When your ferts run out you could save money by buying dry ferts.
Can be bought at http://www.aquariumfertilizers.com/Store.php

Many experienced aquariumest, as Hoppycalif, don't test unless something is going wrong.


----------



## Mikali (Nov 16, 2008)

I currently use Sera Aqua-Test Kit which tests the following: PH, Water Hardness, Carbonate Levels, Ammonia, Nitrite, Nitrate, Phosphate, Iron and Copper levels.


----------



## gasteriaphile (Nov 25, 2008)

I asked my friendly aquarium manager/friend at Petsmart what type of test kit to measure all the various elements, esp. ammonia. He recommended the A.P.I. Freshwater Test Kit ($30). It is very accurate and it is current inventory at (I would expect) all Petsmarts. They are very "corporate" oriented so I imagine they all have the same stuff. HTH.


----------



## The old man (Apr 12, 2008)

I found the A.P.I. Master test kit to be much better than the test strips. Takes awhile to test everything, but is a bit more accurate. The little Seachem monitors you put in your tank are fair and easy to use. They only measure ph and amonia, but good for every day use if something goes really bad quick.


----------



## adechazal (Nov 12, 2008)

I started with the API test kits but like trenac said I have basically settled on just checking Nitrate and phosphate once in a while. The Red Sea phosphate kit is an order of magnitude more precise (I didn't say accurate) than the API kit and I would recommend it instead of the API phosphate kit if you want more precision in your phosphate reading. I recently thought I would just buy the Red Sea phosphate and nitrate kits and be done but I noticed the Red Sea nitrate kit doesn't have very good reviews.

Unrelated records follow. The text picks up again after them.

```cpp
#ifdef __cplusplus
extern "C" {
#endif

#define RL_ABI_VERSION 6

typedef enum {
  RL_OK = 0,
  RL_ERR_INVALID_ARGUMENT = 1,
  RL_ERR_HIP = 2,
  RL_ERR_NO_DEVICE = 3,
  RL_ERR_BUILD_AGENT = 4,
  RL_ERR_BUILD_ENV = 5,
  RL_ERR_BUFFER_FULL = 6,
  RL_ERR_PACKING = 7,
  RL_ERR_COMM = 8,
  RL_ERR_OPT_NAN = 9,
  RL_ERR_UNSUPPORTED = 10
} rl_status;
// ... 117 lines not shown
enum { RL_CELL_GRU = 0, RL_CELL_LSTM = 1 };
int32_t rl_rnn_mlp_create(rl_engine *engine, int32_t cell, uint32_t in_dim, uint32_t hidden_size, uint32_t num_layers,
                          uint32_t mlp_hidden, uint32_t out_dim, rl_mlp **out);
int32_t rl_rnn_mlp_create_config(rl_engine *engine, int32_t cell, uint32_t in_dim, uint32_t hidden_size,
                                 uint32_t num_layers, int32_t bias, uint32_t mlp_hidden, uint32_t out_dim, rl_mlp **out);

typedef enum {
  RL_TRAJ_OBS = 0,
  RL_TRAJ_ACTION = 1,
  RL_TRAJ_REWARD = 2,
  RL_TRAJ_FLAG = 3,
  RL_TRAJ_TERM_OBS = 4,
  RL_TRAJ_VALUES = 5,
  RL_TRAJ_ADVANTAGES = 6,
  RL_TRAJ_RETURNS = 7,
  RL_TRAJ_TARGETS = 8
} rl_traj_field;

int32_t rl_traj_create(rl_engine *engine, uint64_t n_lanes, uint64_t horizon, uint32_t obs_dim, rl_traj **out);
int32_t rl_traj_destroy(rl_traj *traj);
int32_t rl_traj_field_bytes(const rl_traj *traj, int32_t field, uint64_t *bytes);
int32_t rl_traj_read(rl_traj *traj, int32_t field, void *host, uint64_t bytes);
int32_t rl_traj_write(rl_traj *traj, int32_t field, const void *host, uint64_t bytes);

int32_t rl_rollout(rl_env *env, const rl_mlp *policy, rl_traj *traj);

int32_t rl_gae(rl_traj *traj, const rl_mlp *critic, float gamma, float lambda);
int32_t rl_seq_forward(rl_mlp *module, rl_traj *traj, float *out, float *succ_out);

typedef struct {
  uint64_t iterations;
// ... 169 lines not shown
```

### relearn_amd/__init__.py

```python
import atexit
import ctypes as C
import math
import os
import subprocess
import sys
import weakref

import numpy as np

_HERE = os.path.dirname(os.path.abspath(__file__))
LIB_PATH = os.environ.get("RELEARN_LIB", os.path.join(_HERE, "librelearn_hip.so"))
CSRC = os.path.join(_HERE, "csrc")

OK = 0
ERR_INVALID_ARGUMENT, ERR_HIP, ERR_NO_DEVICE, ERR_BUILD_AGENT, ERR_BUILD_ENV = 1, 2, 3, 4, 5
ERR_BUFFER_FULL, ERR_PACKING, ERR_COMM, ERR_OPT_NAN, ERR_UNSUPPORTED = 6, 7, 8, 9, 10
SUCC_CONTINUE, SUCC_TERMINATE, SUCC_INTERRUPT = 0, 1, 2
OPT_OK, OPT_LOSS_NOT_IMPROVING, OPT_CONSTRAINT_VIOLATED, OPT_NAN_LOSS, OPT_NAN_CONSTRAINT = range(5)
ENV_CARTPOLE, ENV_CHAIN, ENV_MEMORY, ENV_BANDIT = 0, 1, 2, 3
LIMIT_NONE, LIMIT_LATENT, LIMIT_VISIBLE = 0, 1, 2
(TRAJ_OBS, TRAJ_ACTION, TRAJ_REWARD, TRAJ_FLAG, TRAJ_TERM_OBS, TRAJ_VALUES, TRAJ_ADVANTAGES,
 TRAJ_RETURNS, TRAJ_TARGETS) = range(9)
VALUE_TARGET_REWARD_TO_GO, VALUE_TARGET_ONE_STEP_TD = 0, 1
KERNEL_CLASSES = ["env_step", "rollout", "values", "gae", "policy_pass", "backward", "reduce", "small",
                  "critic_fwd", "allreduce", "critic_fused", "policy_fused", "policy_fvp"]
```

If you want to spend some bucks there are others like Lamotte that many folks swear by.


----------



## Nevermore (Mar 26, 2007)

JohnnyD said:


> Hey guys I am getting ready to put in an order and decided to get some test kits for my planted tank. I have been using the jungle labs quick dip strips but want to get a little more precise. Can someone tell me what I should be testing? Does anyone know of a good master test kit? The master test kits seem to only test ph amonia nitrites and nitrates. My tank is 125g fairly well planted and has been up for over a year so I am not really worried about amonia or nitrites. I add seachem iron, phosphorus, potassium, flourish, excel and equillibrium to my ro water. I add according to the directions on the labels but I am thinking I should be testing my levels and adding accordingly.


You don't mention that you are adding nitrates, I don't know how much light you have but most likely you should be adding nitrates.


----------